Eugène Burnand (Moudon, 30 agosto 1850Parigi, 4 febbraio 1921) è stato un pittore svizzero.

Biografia ed opereModifica

 
Les disciples Pierre et Jean courant au sépulcre le matin de la Résurrection, 1898, olio su tela, 82×134 cm, Museo d'Orsay, Parigi.

Burnand nacque il 30 agosto 1850 a Chateau Billens, di proprietà di suo nonno Charles Burnand, a Moudon, nel Cantone di Vaud, una regione di lingua francese a nord di Losanna. I suoi genitori, il (colonnello) Ėdouard Burnand e Henriette (nata Foltz) facevano parte dell'establishment protestante della città. Suo padre era un ispettore forestale che viaggiava considerevolmente, inventò il fucile Prélaz-Burnand nel 1859 ed era un pittore dilettante. Viaggiò spesso con suo padre in tutto il Cantone di Vaud, in virtù dell'invenzione del padre, tant'è che la famiglia si trasferì a Firenze alla fine del 1860 dove suo padre fu incaricato di introdurre il fucile Prélaz-Burnand all'esercito toscano. L'esperienza italiana durò sette mesi. Al ritorno, la famiglia risiedette a Schaffhouse, in Germania.

Su consiglio del padre (per poter avere un mezzo affidabile per guadagnarsi da vivere), intraprese gli studi di architettura Zurigo (1867-1870) diplomandosi alla Scuola superiore tecnica federale. Sentiva la pittura essere la sua vocazione, che iniziò a studiare recandosi a Ginevra, dove si scelse quale maestro Barthélemy Menn (1872). Di tale periodo ci è nota la "Epagneul couché" in ceramica, terracotta (1869).

Si unì all'atelier di Jean-Léon Gérôme presso École nationale supérieure des beaux-arts (1872), che riprese quella di Gleyre. Si legò ai pittori del cosiddetto movimento naturalista, Pascal Adolphe Jean Dagnan-Bouveret e Jules Bastien-Lepage, così come con i pittori svizzeri Charles Vuillermet, Auguste Bouthillier de Beaumont (1842-1889), Alfred Henri Berthoud (1848-1906), Léo-Paul Samuel Robert (1851-1923), Charles Giron (1850-1914), Michel Maximilian Leenhardt, detto Max, che era suo cugino, Théophile Bischoff, Auguste Baud-Bovy e più in particolare con i fratelli Girardt, Jules, Léon, Eugene e i loro genitori, pittori e famosi incisori.
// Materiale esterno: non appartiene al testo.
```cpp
__global__ __launch_bounds__(256) void pool_bwd_bias_kernel(const float* __restrict__ gt_seg, int tau0, int nt, int S, int D, int H, const PtrList bv,
                                                            const float* __restrict__ csum, float* __restrict__ beta, float* __restrict__ gbv) {
    const int dk = D / H;
    int blk = blockIdx.x;
    if (beta) {
        if (blk < nt * S) {
            const int i = blk / S, s = blk - i * S, tau = tau0 + i;
            const int lane = threadIdx.x & 63, wave = threadIdx.x >> 6;
            for (int hh = wave; hh < H; hh += 4) {
                float acc = 0.f;
                if (bv.p[i])
                    for (int c = lane; c < dk; c += 64) acc = fmaf(gt_seg[(int64_t)s * D + hh * dk + c], bv.p[i][hh * dk + c], acc);
                acc = wave_sum(acc);
                if (lane == 0) beta[((int64_t)tau * S + s) * H + hh] = acc;
            }
// ... 22 lines not shown
    hipStream_t st = (hipStream_t)stream;
    for (int t0 = 0; t0 < T; t0 += POOL_MAX_TYPES) {
        const int nt = (T - t0 < POOL_MAX_TYPES) ? T - t0 : POOL_MAX_TYPES;
        PtrList L;
        for (int i = 0; i < POOL_MAX_TYPES; ++i) L.p[i] = (i < nt) ? bv[t0 + i] : nullptr;
        hipLaunchKernelGGL(pool_tmean_kernel, dim3(S, (D + 255) / 256), dim3(256), 0, st, tpart, t0, nt, (int)T, (int)S, (int)D, (int)H, csum, L, scale,
                           t0 > 0 ? 1 : 0, t0 + nt >= T ? 1 : 0, t_mean);
    }
    return check_launch("pool_tmean");
}

extern "C" int wsi_pool_bwd_prep(const float* g_pool, int32_t S, int32_t D, int32_t op, const float* counts, const float* z_mean, const float* h_mean,
                                 const int32_t* seg_gate, const float* skip, int32_t n_gates, const int32_t* type_gate, int32_t T,
                                 float* g_row, float* g_sum, float* g_skip, float* omg, void* stream) {
    if (S <= 0 || S > 8192 || D <= 0 || n_gates <= 0 || T <= 0 || (op != WSI_RED_SUM && op != WSI_RED_MEAN)) { set_error("pool_bwd_prep: bad argument"); return WSI_EINVAL; }
    if (!g_pool || !counts || !z_mean || !h_mean || !seg_gate || !skip || !type_gate || !g_row || !g_sum || !g_skip || !omg) {
        set_error("pool_bwd_prep: null pointer"); return WSI_EINVAL;
    }
    hipLaunchKernelGGL(pool_bwd_prep_kernel, dim3(1), dim3(256), (size_t)S * sizeof(float), (hipStream_t)stream, g_pool, (int)S, (int)D,
                       op == WSI_RED_MEAN ? 1 : 0, counts, z_mean, h_mean, seg_gate, skip, (int)n_gates, type_gate, (int)T, g_row, g_sum, g_skip, omg);
    return check_launch("pool_bwd_prep");
}

extern "C" int wsi_pool_bwd_bias(const float* gt_seg, int32_t T, int32_t S, int32_t D, int32_t H, const float* const* bv, const float* csum,
                                 float* beta, float* gbv, void* stream) {
    if (T <= 0 || S <= 0 || D <= 0 || H <= 0 || D % H) { set_error("pool_bwd_bias: bad argument"); return WSI_EINVAL; }
    if (!gt_seg || (beta && !bv) || (gbv && !csum)) { set_error("pool_bwd_bias: null pointer"); return WSI_EINVAL; }
    if (!beta && !gbv) return WSI_OK;
    hipStream_t st = (hipStream_t)stream;
    const int tiles = (D + 255) / 256;
    for (int t0 = 0; t0 < T; t0 += POOL_MAX_TYPES) {
        const int nt = (T - t0 < POOL_MAX_TYPES) ? T - t0 : POOL_MAX_TYPES;
        PtrList L;
        for (int i = 0; i < POOL_MAX_TYPES; ++i) L.p[i] = (beta && i < nt) ? bv[t0 + i] : nullptr;
        const int blocks = (beta ? nt * S : 0) + (gbv ? nt * tiles : 0);
        hipLaunchKernelGGL(pool_bwd_bias_kernel, dim3(blocks), dim3(256), 0, st, gt_seg, t0, nt, (int)S, (int)D, (int)H, L, csum, beta, gbv);
    }
    return check_launch("pool_bwd_bias");
}
```

### wsi-hgnn_amd/csrc/segment.hip

```cpp
#include "common.h"
#include <math.h>

namespace wsi {

constexpr int SEG_THREADS = 256;
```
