static Conv0Args conv0_args(const maml_b200_handle* h, const PassSet& ps, const float* wv, int mode, int nsrc, int T) {
  const LayerGeom& g = h->geo[0];
  Conv0Args a{};
  a.X = ps.xg; a.x_stride = ps.xg_stride;
  a.W = wv + h->pl.w_off[0]; a.w_stride = h->Ppad;
  a.bias = wv + h->pl.b_off[0]; a.bias_stride = h->Ppad;
  a.rows = ps.n * g.G; a.gw = g.gw; a.G = g.G; a.h = g.h; a.w = g.w; a.c0 = h->C; a.ncols = h->F; a.mode = mode;
  a.stats_stride = h->stats_task_stride; a.tasks = T;
  a.alg_flops = conv_flops(h, 0, ps.n, T, nsrc);
  return a;
}

static WgradArgs wgrad_args(const maml_b200_handle* h, int l, int n, const ChunkPlan& cp, float* partial, int T) {
  const LayerGeom& g = h->geo[l];
  WgradArgs w{};
  w.kc = l == 0 ? h->C : h->F; w.ncols = h->F; w.rows = n * g.G; w.gw = g.gw;
  w.rows_per_chunk = cp.rows_per_chunk[l]; w.nchunks = cp.nchunks[l];
  const int k = seg_per_block(h->pl) * l;
  w.partial = partial + cp.pd.off[k]; w.partial_task_stride = cp.pd.task_stride; w.chunk_stride = cp.pd.cstride[k];
  w.tasks = T;
  return w;
}

struct WgPair { Slot a, d; };

static void launch_wgrad_upper(const maml_b200_handle* h, int l, int n, const ChunkPlan& cp, float* partial, int T,
                               std::initializer_list<WgPair> pairs, cudaStream_t st) {
  const bool tc = h->use_tc && h->opt.wgrad_tc;
  WgradArgs w = wgrad_args(h, l, n, cp, partial, T);
  for (const WgPair& p : pairs) {
    const PassSet& pa = *p.a.ps; const PassSet& pd = *p.d.ps;
    const int k = w.nsrc++;
    w.A[k] = AIN(pa, l, p.a.slot); w.a_stride[k] = STRIDE(pa, ain, l);
    w.D[k] = DZ(pd, l, p.d.slot); w.d_stride[k] = STRIDE(pd, dz, l);
    if (tc) { w.a_plane[k] = pa.ain_plane[l]; w.d_plane[k] = pd.dz_plane[l]; }
  }
  w.alg_flops = conv_flops(h, l, n, T, w.nsrc);
  if (tc) launch_wgrad_tc(w, st);
  else launch_wgrad(w, st);
}

static HeadArgs head_args(const maml_b200_handle* h, int mode, const PassSet& ps, int slot, const float* theta, int T) {
  HeadArgs a{};
  a.mode = mode; a.n = ps.n; a.N = h->N; a.D = h->D; a.scale = 1.f;
  a.f = AIN(ps, h->L, slot); a.f_stride = STRIDE(ps, ain, h->L);
  a.Wfc = theta + h->pl.fcw_off; a.bfc = theta + h->pl.fcb_off; a.theta_stride = h->Ppad;
  a.y = h->zero_labels; a.y_stride = 0;
  a.rows_per_cta = head_rows(ps.n);
  if (mode != HEAD_TARGET_FWD) { a.df = DP(ps, h->L - 1, slot); a.df_stride = STRIDE(ps, dp, h->L - 1); }
  a.tasks = T;
  return a;
}

static void head_grad(const maml_b200_handle* h, HeadArgs& a, float* partial, const ChunkPlan& cp) {
  const int k = seg_per_block(h->pl) * h->L;
  a.gW = partial + cp.pd.off[k]; a.gb = partial + cp.pd.off[k + 1];
  a.g_stride = cp.pd.task_stride; a.g_chunk_stride = cp.pd.cstride[k];
}

static bool support_tail_fused(const maml_b200_handle* h) {
  return h->opt.tail_fuse && !h->ln && !h->pl.inner_bn && tail_fusable(bn_geom(h, h->L - 1, h->n_s), h->n_s, head_rows(h->n_s));
}

enum { CLR_STATS = 1, CLR_ABAR = 2, CLR_LOSSES = 4, CLR_CORRECT = 8, CLR_BWD_STATS = 16 };
static int clear_accumulators(maml_b200_handle* h, unsigned what, cudaStream_t st, int bwd_tasks = 0) {
  if (what & CLR_STATS) CK(cudaMemsetAsync(h->stats, 0, (size_t)h->stats_count * sizeof(double), st));
  if ((what & CLR_STATS) && h->ln) CK(cudaMemsetAsync(h->ln_stats, 0, (size_t)h->ln_task_stride * h->maxT * sizeof(double), st));
  if (what & CLR_BWD_STATS)
    for (int kind : {PASS_TGT_BWD, PASS_TAN_BWD}) {
      CK(cudaMemset2DAsync(h->stats + (long long)kind * MAML_MAX_STEPS * h->st_pass_stride, (size_t)h->stats_task_stride * sizeof(double),
                           0, (size_t)MAML_MAX_STEPS * h->st_pass_stride * sizeof(double), (size_t)bwd_tasks, st));
      if (h->ln)
        CK(cudaMemset2DAsync(h->ln_stats + (long long)kind * h->ln_pass_stride, (size_t)h->ln_task_stride * sizeof(double), 0,
                             (size_t)h->ln_pass_stride * sizeof(double), (size_t)bwd_tasks, st));
    }
  if ((what & (CLR_STATS | CLR_BWD_STATS)) && h->ln) {
    const int tasks = (what & CLR_STATS) ? h->maxT : bwd_tasks;
    CK(cudaMemsetAsync(h->lnb, 0, (size_t)tasks * 2 * h->S * h->pl.lnb_off[h->L] * sizeof(float), st));
  }
  if (what & CLR_ABAR) CK(cudaMemsetAsync(h->abar, 0, (size_t)h->maxT * h->pl.nseg_inner * MAML_MAX_STEPS * sizeof(double), st));
  if (what & CLR_LOSSES) CK(cudaMemsetAsync(h->losses, 0, (size_t)h->maxT * MAML_MAX_STEPS * sizeof(float), st));
  if (what & CLR_CORRECT) CK(cudaMemsetAsync(h->correct, 0, (size_t)h->maxT * sizeof(float), st));
  return 0;
}
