@@ -83,17 +86,25 @@
         subprocess.check_call(["make", "-s", "-C", os.path.join(ROOT, "oracle"), "liboracle.so"])
 
 
+def _build_emu(lib, defines, force):
+    srcs = _sources(CSRC, (".h", ".cpp")) + [os.path.join(ROOT, "tests", "emu", "hip_emu.h")]
+    with _BuildLock():
+        if force or _newer(lib, srcs):
+            tmp = lib + ".tmp%d" % os.getpid()
+            subprocess.check_call(
+                ["g++", "-O1", "-std=c++17", "-fPIC", "-DSCPP_HIP_EMU", "-I" + os.path.join(ROOT, "tests", "emu"), "-shared"] + defines +
+                ["-o", tmp, "-x", "c++", os.path.join(CSRC, "scpp_hip.cpp")]
+            )
+            os.replace(tmp, lib)
+    return lib
+
+
 def build_emu(force=False):
-    srcs = _sources(CSRC, (".h", ".cpp")) + [os.path.join(ROOT, "tests", "emu", "hip_emu.h")]
-    with _BuildLock():
-        if force or _newer(EMU_LIB, srcs):
-            tmp = EMU_LIB + ".tmp%d" % os.getpid()
-            subprocess.check_call(
-                ["g++", "-O1", "-std=c++17", "-fPIC", "-DSCPP_HIP_EMU", "-I" + os.path.join(ROOT, "tests", "emu"), "-shared",
-                 "-o", tmp, "-x", "c++", os.path.join(CSRC, "scpp_hip.cpp")]
-            )
-            os.replace(tmp, EMU_LIB)
-    return EMU_LIB
+    return _build_emu(EMU_LIB, [], force)
+
+
+def build_emu_schedule(schedule, force=False):
+    return _build_emu(EMU_SCHEDULE_LIB[schedule], ["-DFACTOR_STAGE_SCHEDULE=%d" % schedule], force)
 
 
 def _lqr_sources():
@@ -152,27 +163,51 @@
     return [SWEEP_PROBE_SRC] + [os.path.join(CSRC, f) for f in ("sweeps.h", "tile_engine.h", "ipm_kernel.h", "common.h", "cone_math.h", "constraint_table.h")]
 
 
+def _build_sweep_probe_hip(lib, defines, force):
+    with _BuildLock():
+        if force or _newer(lib, _sweep_probe_sources()):
+            tmp = lib + ".tmp%d" % os.getpid()
+            subprocess.check_call(
+                ["hipcc", "--offload-arch=gfx950", "-O3", "-std=c++17", "-fPIC", "-shared", "-x", "hip"] + HIP_FP_FLAGS + defines + [SWEEP_PROBE_SRC, "-o", tmp]
+            )
+            os.replace(tmp, lib)
+    return lib
+
+
+def _build_sweep_probe_emu(lib, defines, force):
+    with _BuildLock():
+        if force or _newer(lib, _sweep_probe_sources() + [os.path.join(ROOT, "tests", "emu", "hip_emu.h")]):
+            tmp = lib + ".tmp%d" % os.getpid()
+            subprocess.check_call(
+                ["g++", "-O1", "-std=c++17", "-fPIC", "-DSCPP_HIP_EMU", "-I" + os.path.join(ROOT, "tests", "emu"), "-shared"] + defines +
+                ["-o", tmp, "-x", "c++", SWEEP_PROBE_SRC]
+            )
+            os.replace(tmp, lib)
+    return lib
+
+
 def build_sweep_probe(force=False):
-    with _BuildLock():
-        if force or _newer(SWEEP_PROBE_LIB, _sweep_probe_sources()):
-            tmp = SWEEP_PROBE_LIB + ".tmp%d" % os.getpid()
-            subprocess.check_call(
-                ["hipcc", "--offload-arch=gfx950", "-O3", "-std=c++17", "-fPIC", "-shared", "-x", "hip"] + HIP_FP_FLAGS + [SWEEP_PROBE_SRC, "-o", tmp]
-            )
-            os.replace(tmp, SWEEP_PROBE_LIB)
-    return SWEEP_PROBE_LIB
+    return _build_sweep_probe_hip(SWEEP_PROBE_LIB, [], force)
 
 
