def march_rays_train(rays_o, rays_d, bound, density_bitfield, C, H, nears, fars, step_counter=None,
                     mean_count=-1, perturb=False, align=-1, force_all_rays=False, dt_gamma=0, max_steps=1024,
                     noises=None, separate_buffers=False, out=None):
    lib = _lib.load()
    rays_o, rays_d = _f(rays_o).view(-1, 3), _f(rays_d).view(-1, 3)
    dev = rays_o.device
    N = rays_o.shape[0]
    nears, fars = _f(nears), _f(fars)
    if noises is None:
        if not perturb:
            noises = None
        elif out is not None:
            noises = torch.rand(N, dtype=F32, device=dev, out=out["noises"])
        else:
            noises = torch.rand(N, dtype=F32, device=dev)
    else:
        noises = _f(noises)
    if step_counter is None:
        step_counter = torch.zeros(2, dtype=I32, device=dev)
    cap = SAMPLE_CAP_TRAIN
    if out is not None:
        if force_all_rays or mean_count <= 0 or out["n_rays"] != N or out["n_samples"] < int(mean_count):
            raise RuntimeError("march_rays_train(out=) needs the steady state and buffers of the batch's size")
        rays, ws = out["rays"], out["ws"]
    else:
        rays = torch.empty(N, 3, dtype=I32, device=dev)
        ws = torch.empty(lib.inr_march_workspace_bytes(N, cap) // 8 + 1, dtype=torch.int64, device=dev)
    args = (ptr(rays_o, F32, "rays_o"), ptr(rays_d, F32, "rays_d"), ptr(density_bitfield, U8, "density_bitfield"),
            float(bound), float(dt_gamma), int(max_steps), N, int(C), int(H))
    check(lib.inr_march_rays_train_count(*args, ptr(nears, F32, "nears"), ptr(fars, F32, "fars"),
                                         ptr(noises, F32, "noises", allow_none=True), ptr(rays),
                                         ptr(step_counter, I32, "step_counter"), ptr(ws), cap, stream_ptr()),
          "march_rays_train_count")
    if force_all_rays or mean_count <= 0:
        M = int(step_counter[0].item())
    else:
        M = int(mean_count)
    if align > 0:
        M += align - M % align if M % align else 0
    alloc = torch.empty if lib.inr_march_write_fills_unowned_rows(N, cap, int(max_steps)) else torch.zeros
    if out is not None:
        if alloc is not torch.empty or M > out["n_samples"]:
            raise RuntimeError("march_rays_train(out=) needs the staged marcher (it clears unowned rows itself)")
        buf = out["buf"]
        xyzs, dirs, deltas = buf[:M * 3].view(M, 3), buf[M * 3:M * 6].view(M, 3), buf[M * 6:M * 8].view(M, 2)
    elif separate_buffers:
        xyzs, dirs, deltas = (alloc(M, 3, dtype=F32, device=dev), alloc(M, 3, dtype=F32, device=dev),
                              alloc(M, 2, dtype=F32, device=dev))
    else:
        buf = alloc(M * 8, dtype=F32, device=dev)
        xyzs, dirs, deltas = buf[:M * 3].view(M, 3), buf[M * 3:M * 6].view(M, 3), buf[M * 6:].view(M, 2)
    check(lib.inr_march_rays_train_write(*args, M, ptr(nears), ptr(fars), ptr(noises, F32, "noises", allow_none=True),
                                         ptr(rays), ptr(xyzs), ptr(dirs), ptr(deltas), ptr(ws), cap, stream_ptr()),
          "march_rays_train_write")
    return xyzs, dirs, deltas, rays


GROUP = 16


_PINNED_COUNT = {}


def _read_count(counter, while_waiting=None):
    key = counter.device.index
    host = _PINNED_COUNT.get(key)
    if host is None:
        host = _PINNED_COUNT[key] = torch.empty(2, dtype=I32, pin_memory=True)
    host.copy_(counter[:2], non_blocking=True)
    ev = torch.cuda.Event()
    ev.record()
    if while_waiting is not None:
        while_waiting()
    ev.synchronize()
    return int(host[0])


def march_rays_patch(rays_o, rays_d, bound, density_bitfield, C, H, nears, fars, dt_gamma=0, max_steps=1024,
                     noises=None, counter=None, table=False, while_waiting=None):
    lib = _lib.load()
    rays_o, rays_d = _f(rays_o).view(-1, 3), _f(rays_d).view(-1, 3)
    dev = rays_o.device
    N = rays_o.shape[0]
    nears, fars = _f(nears), _f(fars)
    noises = _f(noises) if noises is not None else None
    if counter is None:
        counter = torch.zeros(2, dtype=I32, device=dev)
    rays = torch.empty(N, 3, dtype=I32, device=dev)
    cap = SAMPLE_CAP
    ws = torch.empty(lib.inr_march_workspace_bytes(N, cap) // 8 + 1, dtype=torch.int64, device=dev)
    args = (ptr(rays_o, F32, "rays_o"), ptr(rays_d, F32, "rays_d"), ptr(density_bitfield, U8, "density_bitfield"),
            float(bound), float(dt_gamma), int(max_steps), N, int(C), int(H))
    check(lib.inr_march_rays_train_count(*args, ptr(nears, F32, "nears"), ptr(fars, F32, "fars"),
                                         ptr(noises, F32, "noises", allow_none=True), ptr(rays),
                                         ptr(counter, I32, "counter"), ptr(ws), cap, stream_ptr()),
          "march_rays_train_count")
    M = _read_count(counter, while_waiting)
    xyzs = torch.empty(M, 3, dtype=F32, device=dev)
    dirs = None if table else torch.empty(M, 3, dtype=F32, device=dev)
    ray_ids = torch.empty(M, dtype=I32, device=dev) if table else None
    deltas = torch.empty(M, 2, dtype=F32, device=dev)
    check(lib.inr_march_rays_patch_write(*args, M, ptr(nears), ptr(fars), ptr(noises, F32, "noises", allow_none=True),
                                         ptr(rays), ptr(xyzs, allow_none=M == 0), ptr(dirs, allow_none=True),
                                         ptr(deltas, allow_none=M == 0), ptr(ws), cap,
                                         ptr(ray_ids, allow_none=True), 1 if table else 0, stream_ptr()),
          "march_rays_patch_write")
    return xyzs, (ray_ids if table else dirs), deltas, rays


def composite_rays_patch(sigmas, rgbs, deltas, rays, T_thresh=1e-4, extra=None, return_weights=False, skippable=None):
    lib = _lib.load()
    sigmas, rgbs, deltas = _f(sigmas), _f(rgbs), _f(deltas)
    dev = rays.device
    N, M = rays.shape[0], sigmas.shape[0]
    K = 0 if extra is None else extra.shape[1]
    ws = torch.empty(N, dtype=F32, device=dev)
    depth = torch.empty(N, dtype=F32, device=dev)
    image = torch.empty(N, 3, dtype=F32, device=dev)
    extra_out = torch.empty(N, K, dtype=F32, device=dev) if K else None
    wbuf = torch.empty(max(M, 1), dtype=F32, device=dev) if (K or return_weights) else None
    none_ok = M == 0
    check(lib.inr_composite_rays_patch_forward(
        ptr(sigmas, F32, "sigmas", allow_none=none_ok), ptr(rgbs, F32, "rgbs", allow_none=none_ok),
        ptr(deltas, F32, "deltas", allow_none=none_ok), ptr(rays, I32, "rays"), N, M, float(T_thresh),
        ptr(_f(extra) if extra is not None else None, allow_none=True), K, ptr(ws), ptr(depth), ptr(image),
        ptr(extra_out, allow_none=True), ptr(wbuf, allow_none=True), ptr(skippable, torch.int64, "skippable", allow_none=True),
        stream_ptr()), "composite_rays_patch_forward")
    out = (ws, depth, image) + ((extra_out,) if K else ())
    return out + ((wbuf,) if return_weights else ())


def patch_slots(rays):
    r = rays.cpu().long()
    N = r.shape[0]
    cnt, off = r[:, 2], r[:, 1]
    pad = (-N) % GROUP
    c = torch.cat([cnt, torch.zeros(pad, dtype=torch.long)]).view(-1, GROUP)
    base = torch.cat([off, torch.zeros(pad, dtype=torch.long)]).view(-1, GROUP)[:, 0]
    out = []
    for g in range(c.shape[0]):
        cg = c[g]
        kmax = int(cg.max())
        if kmax == 0:
            continue
        k = torch.arange(kmax)[:, None]
        act = cg[None, :] > k
        nact = act.sum(1)
        S = base[g] + torch.cat([torch.zeros(1, dtype=torch.long), nact.cumsum(0)[:-1]])
        rank = act.long().cumsum(1) - act.long()
        slot = S[:, None] + rank
        for i in range(GROUP):
            out.append(slot[: int(cg[i]), i])
    return torch.cat(out) if out else torch.zeros(0, dtype=torch.long)


class _CompositeRaysTrain(torch.autograd.Function):
    @staticmethod
    def forward(ctx, sigmas, rgbs, extra, deltas, rays, T_thresh, want_weights=False, total_dev=None):
        lib = _lib.load()
        sigmas, rgbs, deltas = _f(sigmas), _f(rgbs), _f(deltas)
        dev = sigmas.device
        N = rays.shape[0]
        K = 0 if extra is None else extra.shape[1]
        if extra is not None:
            extra = _f(extra)
        ws = torch.empty(N, dtype=F32, device=dev)
        depth = torch.empty(N, dtype=F32, device=dev)
        image = torch.empty(N, 3, dtype=F32, device=dev)
        extra_out = torch.empty(N, K, dtype=F32, device=dev) if K else None
        wbuf = torch.empty(sigmas.shape[0], dtype=F32, device=dev) if (K or want_weights) else None
        sample_ray = torch.empty(sigmas.shape[0], dtype=I32, device=dev) if want_weights else None
        check(lib.inr_composite_rays_train_forward(
            ptr(sigmas, F32, "sigmas"), ptr(rgbs, F32, "rgbs"), ptr(deltas, F32, "deltas"), ptr(rays, I32, "rays"),
            N, sigmas.shape[0], float(T_thresh), ptr(extra, F32, "extra", allow_none=True), K, ptr(ws), ptr(depth),
            ptr(image),
            ptr(extra_out, allow_none=True), ptr(wbuf, allow_none=True), ptr(sample_ray, allow_none=True), stream_ptr()),
            "composite_rays_train_forward")
        ctx.save_for_backward(sigmas, rgbs, extra, deltas, rays, ws, image, wbuf, total_dev)
        ctx.T_thresh = T_thresh
        ctx.K = K
        ctx.set_materialize_grads(False)
        if ctx.needs_input_grad[0] or ctx.needs_input_grad[1]:
            ctx.mark_non_differentiable(depth)
        else:
            ctx.mark_non_differentiable(depth, ws, image)
        out = (ws, depth, image) + ((extra_out,) if K else ())
        if want_weights:
            ctx.mark_non_differentiable(wbuf, sample_ray)
            out = out + (wbuf, sample_ray)
        ctx.n_out = len(out)
        return out

    @staticmethod
    def backward(ctx, g_ws, g_depth, g_image, *rest):
        g_extra = rest[0] if ctx.K else None
        lib = _lib.load()
        sigmas, rgbs, extra, deltas, rays, ws, image, wbuf, total_dev = ctx.saved_tensors
        N = rays.shape[0]
        K = ctx.K
        dev = sigmas.device
        need_field = ctx.needs_input_grad[0] or ctx.needs_input_grad[1]
        gs = gc = None
        if need_field:
            g_ws = _f(g_ws) if g_ws is not None else None
            g_image = _f(g_image) if g_image is not None else torch.zeros(N, 3, dtype=F32, device=dev)
            alloc = torch.empty_like if total_dev is not None else torch.zeros_like
            gs = alloc(sigmas)
            gc = alloc(rgbs)
        ge = None
        if K and g_extra is not None and ctx.needs_input_grad[2]:
            g_extra = _f(g_extra)
            ge = torch.zeros_like(extra)
        else:
            g_extra = None
        if need_field or ge is not None:
            check(lib.inr_composite_rays_train_backward(
                ptr(g_ws, allow_none=True) if need_field else None, ptr(g_image) if need_field else None,
                ptr(g_extra, allow_none=True), ptr(sigmas), ptr(rgbs),
                ptr(extra, allow_none=True), ptr(deltas), ptr(rays), ptr(ws), ptr(image), ptr(wbuf, allow_none=True), N,
                sigmas.shape[0], float(ctx.T_thresh), K, ptr(gs, allow_none=True), ptr(gc, allow_none=True),
                ptr(ge, allow_none=True), ptr(total_dev, I32, "total_dev", allow_none=True), stream_ptr()),
                "composite_rays_train_backward")
        return gs, gc, ge, None, None, None, None, None
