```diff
@@ -438,11 +468,27 @@
     return relu ? ws_launch_k<K, D, TN, false, 1>(p, s) : ws_launch_k<K, D, TN, false, 0>(p, s);
 }
 
+int ws_launch_res512(const IgemmParams& p, hipStream_t s) {
+    return p.relu == 1 ? ws_launch_k<512, 3, 1, true, 1>(p, s) : ws_launch_k<512, 3, 1, true, 0>(p, s);
+}
+
+template <int K>
+int ws_launch_s2(const IgemmParams& p, hipStream_t s) {
+    return p.relu == 1 ? ws_launch_k<K, 4, 1, false, 1, true>(p, s) : ws_launch_k<K, 4, 1, false, 0, true>(p, s);
+}
+
+bool ws_strided(const IgemmParams& p) {
+    return p.ntaps == 1 && p.pad == 0 && p.stride == 2 && p.Ho == (p.H - 1) / 2 + 1 && p.Wo == (p.W - 1) / 2 + 1 && p.Wo % 32 == 0 && p.Ho > 0 &&
+           p.M % (p.Ho * p.Wo) == 0;
+}
+
 }
 
 bool dvid_wstat_supported(const IgemmParams& p) {
-    if (p.ntaps != 1 || p.pad != 0 || p.stride != 1 || p.Ho != p.H || p.Wo != p.W) return false;
-    if (p.Cin != p.Kpad || (p.Kpad != 128 && p.Kpad != 256 && !(p.Kpad == 512 && p.res_mode == 0))) return false;
+    if (p.ntaps != 1 || p.pad != 0) return false;
+    if (p.stride == 1 ? (p.Ho != p.H || p.Wo != p.W) : !ws_strided(p)) return false;
+    if (p.stride != 1 && ((p.Kpad != 256 && p.Kpad != 512) || p.res_mode != 0 || p.relu > 1)) return false;
+    if (p.Cin != p.Kpad || (p.Kpad != 128 && p.Kpad != 256 && p.Kpad != 512)) return false;
     if (p.Cout % 256) return false;
     const int ns = p.Cout / 256;
     if (!(ns <= 32 ? (32 % ns == 0 || ns == 3 || ns == 6) : ns % 32 == 0)) return false;
@@ -463,9 +509,12 @@
 
 static int wstat_launch_rows32(const IgemmParams& p, hipStream_t s);
 
+const char* dvid_wstat_kernel_name(const IgemmParams& p) { return p.stride == 1 && p.Kpad != 512 && p.res_mode == 1 ? "wstat2" : "wstat"; }
+
 int dvid_wstat_launch(const IgemmParams& p, hipStream_t s) {
     if (!dvid_wstat_supported(p)) return DVID_ERR_UNSUPPORTED;
     const int m0 = p.M & ~31, rem = p.M - m0;
+    if (p.stride != 1 && rem) return DVID_ERR_ARG;
     if (m0) {
         IgemmParams q = p;
         q.M = m0;
@@ -484,6 +533,8 @@
 }
 
 static int wstat_launch_rows32(const IgemmParams& p, hipStream_t s) {
+    if (p.stride == 2) return p.Kpad == 512 ? ws_launch_s2<512>(p, s) : ws_launch_s2<256>(p, s);
+    if (p.Kpad == 512 && p.res_mode == 1) return ws_launch_res512(p, s);
     if (p.Kpad != 512 && p.res_mode == 1) return p.Kpad == 128 ? ws2_launch_v<128, 4>(p, s) : ws2_launch_v<256, 3>(p, s);
     const int ns2 = p.Cout / 512;
     const bool wide = p.res_mode == 0 && p.Cout % 512 == 0 && ns2 >= 32 && ns2 % 32 == 0;
```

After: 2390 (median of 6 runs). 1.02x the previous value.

Con loro si stabilì a Versailles.

Nel 1873, viaggiò nel sud della Francia e nella Camargue, dopo essere stato da suo fratello a Montpellier, e da Leenhardt a Clapiers. Di tale periodo è il dipinto "Ânes dans le Midi".

Nel 1874 dipinse "Lavandière à Seppey", "Les Glaneuses" e "Le Paysan", quest'ultimo visibile al Musée cantonal des beaux-arts de Lausanne. Partecipò per la prima volta all'Exposition de la Société nationale suisse des beaux-arts Kunstverein.

Dal 1875, trascorse i mesi estivi nel Castello di famiglia di Sépey (Vulliens, cantone di Vaud). Di tale anno è il primo disegno a carboncino, "Officier", oltre ai dipinti "Le Soir" (concours Calame a Ginevra, mention honorable), "Vue de la Villa Doria Pamphilij" e "Junge im Jardin des Tuileries".

Del 1876 è la prima illustrazione, apparsa a corredo di un articolo, sulla rivista "L'Illustration".

Nel 1877 visitò sia Firenze che Roma. Al ritorno si ristabilì a Versailles, dove si sposò con Julia Girardt, acquarellista, figlia dell'incisore Paul Girardt, lì vivendo sino al 1884. La nascita del primo di nove figli, André Eugène, allietò la vita della coppia. L'amico pittore Leo-Paul Samuel Robert dipinse loro un ritratto.

Nel 1878 dipinse "Bûcheron en prière" (dipinto durante la luna di miele nel Vallese ed esposta al Salon), l'acquerello "Le Loup de Gobbio" ed il carboncino "Chevaux" (ora reperibile all'Album Sargent Singer folio 24 (Musée du Louvre département des arts graphiques acquis en 1972 n°Inv RF 35693,27 provient de Mme de Pourtalès).

Nel 1879 realizzò la grande tela "La Pompe à feu" ed eseguì una seconda illustrazione, apparsa anche questa volta a corredo di un articolo, sulla rivista "L'Illustration". Dello stesso anno è pure l'illustrazione apparsa sulla rivista "Le Tour du Monde". Espose al Salon il dipinto "Bûcheron en prière".

Nel 1880 nacque il secondo figlio Franz Ernest, futuro medico e biografo del padre. Dipinse l'acquarello "Étude pour Mireille", ad illustrazione del volume di Frédéric Mistral, e le acqueforti "Les Vanniers au travail" e "Mireille", tutte realizzate per l'illustrazione del poema provenzale di F. Mistral.

Del 1881 è il dipinto "Bäuerin beim Füttern der Schweine".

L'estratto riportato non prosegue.